Nordwest-Zeitung

Kanzler(n me(stert zwe(tes Kreuzverhö­r

Kühl und gelassen beantworte­t Angela Merkel die 26 Fragen und 14 Nachfragen

- VON ANDREAS HERHOLZ, BÜRO BERLIN

Beim zweiten Mal waren die hinteren Ränge dann nicht mehr voll besetzt. Und dabei hatte der Bundestag doch so auf die Befragung der Bundesregi­erung gedrängt.

BERLIN – Am Ende, um kurz nach 14 Uhr, nimmt Angela Merkel ihre Handtasche von der Regierungs­bank und geht. 73 Minuten lang hat die Bundeskanz­lerin die Schlacht erfolgreic­h geschlagen, Kritik und Attacke der Opposition abgewehrt oder einfach ignoriert. Nach 26 Fragen und 14 Nachfragen steht fest: Das angekündig­te „Grillen der Kanzlerin“fand auch beim zweiten Kreuzverhö­r im Bundestag nicht statt.

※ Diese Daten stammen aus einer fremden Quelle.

#pragma unroll
    for (int e = 0; e < VEC; ++e) work.v[e] = 0.0f;
    {
        float sig;
        if (sigmoid_ref(uniformf(part[0]), &sig)) {
            const float g = ((1.0f - sig) * a.lr) * a.alpha;
#pragma unroll
            for (int e = 0; e < VEC; ++e) {
                work.v[e] = __builtin_fmaf(g, pos.v[e], work.v[e]);
                pos.v[e] = __builtin_fmaf(g, in.v[e], pos.v[e]);
            }
            pos_upd = true;
            ++nupd;
        }
    }
    bool upd[MAXN + 1];
    upd[0] = false;
#pragma unroll
    for (int k = 1; k <= MAXN; ++k) {
        upd[k] = false;
        if (!valid[k]) continue;
        float f = part[k];
        int prev = -1;
#pragma unroll
        for (int q = 1; q < k; ++q)
            if (valid[q] && t[q] == t[k]) prev = q;
        if (prev >= 0) {
#pragma unroll
            for (int q = 1; q < k; ++q) {
                if (q == prev) {
                    r[k] = r[q];
                    f = upd[q] ? wave_sum(lane_partial(in, r[k])) : part[q];
                }
            }
        }
        f = uniformf(f);
        part[k] = f;
        float sig;
        if (!sigmoid_ref(f, &sig)) continue;
        const float g = ((0.0f - sig) * a.lr) * a.alpha;
#pragma unroll
        for (int e = 0; e < VEC; ++e) {
            work.v[e] = __builtin_fmaf(g, r[k].v[e], work.v[e]);
            r[k].v[e] = __builtin_fmaf(g, in.v[e], r[k].v[e]);
        }
        upd[k] = true;
        ++nupd;
    }
#pragma unroll
    for (int k = 1; k <= MAXN; ++k) {
        if (!upd[k]) continue;
        if (!a.wb_atomic && !is_hot(a, t[k])) {
            r[k].store(a.ctx + (int64_t)t[k] * d, lane, d);
            continue;
        }
        bool last = true;
#pragma unroll
        for (int q = k + 1; q <= MAXN; ++q)
            if (upd[q] && t[q] == t[k]) last = false;
        if (last) atomic_add_delta(a.ctx + (int64_t)t[k] * d, r[k], o[k], lane, d);
    }
#pragma unroll
    for (int e = 0; e < VEC; ++e) in.v[e] = in.v[e] + work.v[e];
}

template <int VEC, bool FULL, int MAXN>
__global__ void __launch_bounds__(256) k_sgns_o2(O2Args a) {
    using R = Row<VEC, FULL>;
    const int lane = threadIdx.x & 63;
    const int64_t waves_per_block = blockDim.x >> 6;
    const int64_t gw = (int64_t)blockIdx.x * waves_per_block + (threadIdx.x >> 6);
    const int64_t nwaves = (int64_t)gridDim.x * waves_per_block;
    const LcgLane lc = lcg_lane_constants(lane);
    const int d = a.d;
    const int path_len = a.L < kMaxSentenceLen ? a.L : kMaxSentenceLen;

    for (int64_t p = gw; p < a.P; p += nwaves) {
        const int32_t *__restrict__ idx = a.walks + p * (int64_t)a.L;
        DrawBatch db;
        db.used = 0;
        db.base = uniform64(a.seeds[p]);
        db.target = 0;
        if (a.negative > 0) draws_fill(db, db.base, lc, a);
        int nupd = 0;
        for (int i = 0; i < path_len; ++i) {
            const int ci = uniform(idx[i]);
            if (ci < 0 || ci >= a.V) continue;
            const int j0 = i - a.window < 0 ? 0 : i - a.window;
            const int j1 = i + a.window + 1 > path_len ? path_len : i + a.window + 1;
            for (int j = j0; j < j1; ++j) {
                if (j == i) continue;
                const int cj = uniform(idx[j]);
                if (cj < 0 || cj >= a.V) continue;
                R in, pos;
                in.load_as(a.node + (int64_t)cj * d, lane, d, a.fresh);
                pos.load_as(a.ctx + (int64_t)ci * d, lane, d, a.fresh);
                const R pos0 = pos;
                bool pos_upd = false;
                R work;
                o2_pair<VEC, FULL, MAXN>(a, db, lc, lane, ci, pos, pos_upd, in, work, nupd);
                if (pos_upd) {
                    if (a.wb_atomic || is_hot(a, ci))
                        atomic_add_delta(a.ctx + (int64_t)ci * d, pos, pos0, lane, d);
                    else
                        pos.store(a.ctx + (int64_t)ci * d, lane, d);
                }
                if (a.wb_atomic || is_hot(a, cj)) work.atomic_add(a.node + (int64_t)cj * d, lane, d);
                else in.store(a.node + (int64_t)cj * d, lane, d);
            }
        }
        if (a.upd_count && lane == 0 && nupd) atomicAdd(a.upd_count, (unsigned long long)nupd);
    }
}

template <int VEC, bool FULL, int MAXN>
__global__ void __launch_bounds__(128) k_sgns_o2_ring(O2Args a) {
    using R = Row<VEC, FULL>;
    extern __shared__ __attribute__((aligned(16))) float lds[];
    const int lane = threadIdx.x & 63;
    const int wib = threadIdx.x >> 6;
    const int64_t waves_per_block = blockDim.x >> 6;
    const int64_t gw = (int64_t)blockIdx.x * waves_per_block + wib;
    const int64_t nwaves = (int64_t)gridDim.x * waves_per_block;
    const LcgLane lc = lcg_lane_constants(lane);
    const int d = a.d;
    const int w = a.window;
    const int n = a.negative;
    const int RS = 2 * w + 1;
    const int path_len = a.L < kMaxSentenceLen ? a.L : kMaxSentenceLen;
    const int wave_floats = (RS * d + 3) & ~3;
    float *ring = lds + wib * wave_floats;
    auto valid_row = [&](int r) { return r >= 0 && r < a.V; };
    auto slot_add = [&](int s, int delta) {
        s += delta;
        if (s < 0) s += RS;
        if (s >= RS) s -= RS;
        return s;
    };

    for (int64_t p = a.counter ? next_unit(a.counter, 0, 0, lane) : gw; p < a.P;
         p = next_unit(a.counter, p, nwaves, lane)) {
        const int32_t *__restrict__ walk = a.walks + p * (int64_t)a.L;
        int wbase = 0;
        int c0 = lane < path_len ? walk[lane] : -1;
        int c1 = 64 + lane < path_len ? walk[64 + lane] : -1;
        auto idx_at = [&](int q) {
            if (q >= path_len) return -1;
            const int off = q - wbase;
            const int r = off < 64 ? __builtin_amdgcn_readlane(c0, off)
                                   : __builtin_amdgcn_readlane(c1, off - 64);
            return valid_row(r) ? r : -1;
        };
        DrawPipe dp;
        dp.used = 0;
        dp.base0 = uniform64(a.seeds[p]);
        dp.t0 = dp.t1 = 0;
        if (n > 0) {
            dp.t0 = dp.gather(dp.base0, lc, a);
            dp.base1 = advance64(dp.base0, lc);
            dp.t1 = dp.gather(dp.base1, lc, a);
        }
        auto take = [&](int k) -> int {
            const int q = dp.used + k;
            return (int)(q < 64 ? readlane_u32(dp.t0, q) : readlane_u32(dp.t1, q - 64));
        };
        auto advance = [&]() {
            if (n == 0) return;
            dp.used += n;
            if (dp.used >= 64) {
                dp.used -= 64;
                dp.t0 = dp.t1;
                dp.base0 = dp.base1;
                dp.base1 = advance64(dp.base1, lc);
                dp.t1 = dp.gather(dp.base1, lc, a);
            }
        };
        int tn[MAXN + 1];
        R rn[MAXN + 1];
        auto fetch_next = [&]() {
#pragma unroll
            for (int k = 1; k <= MAXN; ++k) {
                const int tk = k <= n ? take(k - 1) : -1;
                tn[k] = tk;
                rn[k].load(a.ctx + (int64_t)(valid_row(tk) ? tk : 0) * d, lane, d);
            }
        };
        fetch_next();

        int nupd = 0;
        int ids = -1;
        auto id_of = [&](int s) { return __builtin_amdgcn_readlane(ids, s); };
        auto alias_mask = [&](int id, int except) -> uint64_t {
            return __ballot(lane < RS && lane != except && ids == id);
        };
        auto set_id = [&](int s, int id) { ids = lane == s ? id : ids; };
        auto write_back = [&](int s, int id) {
            if (alias_mask(id, s) != 0) return;
            R row;
            row.load(ring + s * d, lane, d);
            row.store(a.node + (int64_t)id * d, lane, d);
        };
        auto enter_row = [&](int s, int id, const R &fetched) {
            const uint64_t m = alias_mask(id, s);
            if (m) {
                R row;
                row.load(ring + __builtin_ctzll(m) * d, lane, d);
                row.store(ring + s * d, lane, d);
            } else {
                fetched.store(ring + s * d, lane, d);
            }
            set_id(s, id);
        };
        for (int q = 0; q < w && q < path_len; ++q) {
            const int id = idx_at(q);
            if (id >= 0) {
                R row;
                row.load(a.node + (int64_t)id * d, lane, d);
                enter_row(q, id, row);
            }
        }
        R pos_n, ent_n;
        int pos_n_id = idx_at(0), ent_n_id = idx_at(w);
        pos_n.load(a.ctx + (int64_t)(pos_n_id >= 0 ? pos_n_id : 0) * d, lane, d);
        ent_n.load(a.node + (int64_t)(ent_n_id >= 0 ? ent_n_id : 0) * d, lane, d);

        int si = 0;
        for (int i = 0; i < path_len; ++i) {
            if (i + 1 + w >= wbase + 128) {
                wbase += 64;
                c0 = c1;
                c1 = wbase + 64 + lane < path_len ? walk[wbase + 64 + lane] : -1;
            }
            const int ci = pos_n_id;
            R pos = pos_n;
            const int se = slot_add(si, w);
            if (i + w < path_len || i - w - 1 >= 0) {
                const int old_id = i - w - 1 >= 0 ? id_of(se) : -1;
                if (old_id >= 0 && old_id == ent_n_id) {
                } else {
                    if (old_id >= 0) write_back(se, old_id);
                    set_id(se, -1);
                    if (i + w < path_len && ent_n_id >= 0) enter_row(se, ent_n_id, ent_n);
                }
            }
            pos_n_id = idx_at(i + 1);
            ent_n_id = idx_at(i + 1 + w);
            pos_n.load(a.ctx + (int64_t)(pos_n_id >= 0 ? pos_n_id : 0) * d, lane, d);
            ent_n.load(a.node + (int64_t)(ent_n_id >= 0 ? ent_n_id : 0) * d, lane, d);

            if (ci >= 0) {
                bool pos_upd = false;
                const int j0 = i - w < 0 ? 0 : i - w;
                const int j1 = i + w + 1 > path_len ? path_len : i + w + 1;
                for (int j = j0; j < j1; ++j) {
                    if (j == i) continue;
                    const int sj = slot_add(si, j - i);
                    const int cj = id_of(sj);
                    if (cj < 0) continue;
                    R in;
                    in.load(ring + sj * d, lane, d);
                    int t[MAXN + 1];
                    R r[MAXN + 1];
#pragma unroll
                    for (int k = 1; k <= MAXN; ++k) {
                        t[k] = tn[k];
                        r[k] = rn[k];
                    }
                    advance();
                    fetch_next();

                    bool valid[MAXN + 1];
#pragma unroll
                    for (int k = 1; k <= MAXN; ++k)
                        valid[k] = k <= n && t[k] != ci && valid_row(t[k]);
                    float part[MAXN + 1];
                    part[0] = lane_partial(in, pos);
#pragma unroll
                    for (int k = 1; k <= MAXN; ++k) part[k] = lane_partial(in, r[k]);
                    wave_sum_n(part, n + 1);
                    R work;
#pragma unroll
                    for (int e = 0; e < VEC; ++e) work.v[e] = 0.0f;
                    {
                        float sig;
                        if (sigmoid_ref(uniformf(part[0]), &sig)) {
                            const float g = ((1.0f - sig) * a.lr) * a.alpha;
#pragma unroll
                            for (int e = 0; e < VEC; ++e) {
                                work.v[e] = __builtin_fmaf(g, pos.v[e], work.v[e]);
                                pos.v[e] = __builtin_fmaf(g, in.v[e], pos.v[e]);
                            }
                            pos_upd = true;
                            ++nupd;
                        }
                    }
                    bool upd[MAXN + 1];
#pragma unroll
                    for (int k = 1; k <= MAXN; ++k) {
                        upd[k] = false;
                        if (!valid[k]) continue;
                        float f = part[k];
                        int prev = -1;
#pragma unroll
                        for (int q = 1; q < k; ++q)
                            if (valid[q] && t[q] == t[k]) prev = q;
                        if (prev >= 0) {
#pragma unroll
                            for (int q = 1; q < k; ++q) {
                                if (q == prev) {
                                    r[k] = r[q];
                                    f = upd[q] ? wave_sum(lane_partial(in, r[k])) : part[q];
                                }
                            }
                        }
                        f = uniformf(f);
                        part[k] = f;
                        float sig;
                        if (!sigmoid_ref(f, &sig)) continue;
                        const float g = ((0.0f - sig) * a.lr) * a.alpha;
#pragma unroll
                        for (int e = 0; e < VEC; ++e) {
                            work.v[e] = __builtin_fmaf(g, r[k].v[e], work.v[e]);
                            r[k].v[e] = __builtin_fmaf(g, in.v[e], r[k].v[e]);
                        }
                        upd[k] = true;
                        ++nupd;
                    }
#pragma unroll
                    for (int k = 1; k <= MAXN; ++k) {
                        if (!upd[k]) continue;
                        r[k].store(a.ctx + (int64_t)t[k] * d, lane, d);
#pragma unroll
                        for (int q = 1; q <= MAXN; ++q)
                            if (tn[q] == t[k]) rn[q] = r[k];
                        if (pos_n_id == t[k]) pos_n = r[k];
                    }
#pragma unroll
                    for (int e = 0; e < VEC; ++e) in.v[e] = in.v[e] + work.v[e];
                    uint64_t m = alias_mask(cj, -1);
                    while (m) {
                        const int rr = __builtin_ctzll(m);
                        m &= m - 1;
                        in.store(ring + rr * d, lane, d);
                    }
                }
                if (pos_upd) {
                    pos.store(a.ctx + (int64_t)ci * d, lane, d);
#pragma unroll
                    for (int q = 1; q <= MAXN; ++q)
                        if (tn[q] == ci) rn[q] = pos;
                    if (pos_n_id == ci) pos_n = pos;
                }
            }
            si = slot_add(si, 1);
        }
        const int first = path_len - w - 1 > 0 ? path_len - w - 1 : 0;
        for (int q = first; q < path_len; ++q) {
            const int s = q % RS;
            const int id = id_of(s);
            if (id >= 0) write_back(s, id);
            set_id(s, -1);
        }
        if (a.upd_count && lane == 0 && nupd) atomicAdd(a.upd_count, (unsigned long long)nupd);
    }
}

Diese Art der Befragung gibt es erst seit einem halben Jahr. Anfang Juni hatte es auf Druck der Opposition, aber auch auf Drängen der SPD die Premiere im deutschen Parlament gegeben. Die Sozialdemo­kraten hatten sogar im Koalitions­vertrag verankern lasse, dass Merkel dreimal pro Jahr im Bundestag auf die Fragen der Abgeordnet­en antworten muss.

Ein Format, wie man es sonst nur aus dem britischen Unterhaus kennt. Nach der kurzen Einführung sind Fragen zu allen Themen erlaubt. Je eine Minute pro Frage und Antwort. Wird die Redezeit überschrit­ten, leuchten rote Lichter neben den elektronis­chen Uhren im Plenum unter der Reichstags­kuppel auf. Bundestags­präsident Wolfgang Schäuble (CDU) wacht akribisch über die Regeln.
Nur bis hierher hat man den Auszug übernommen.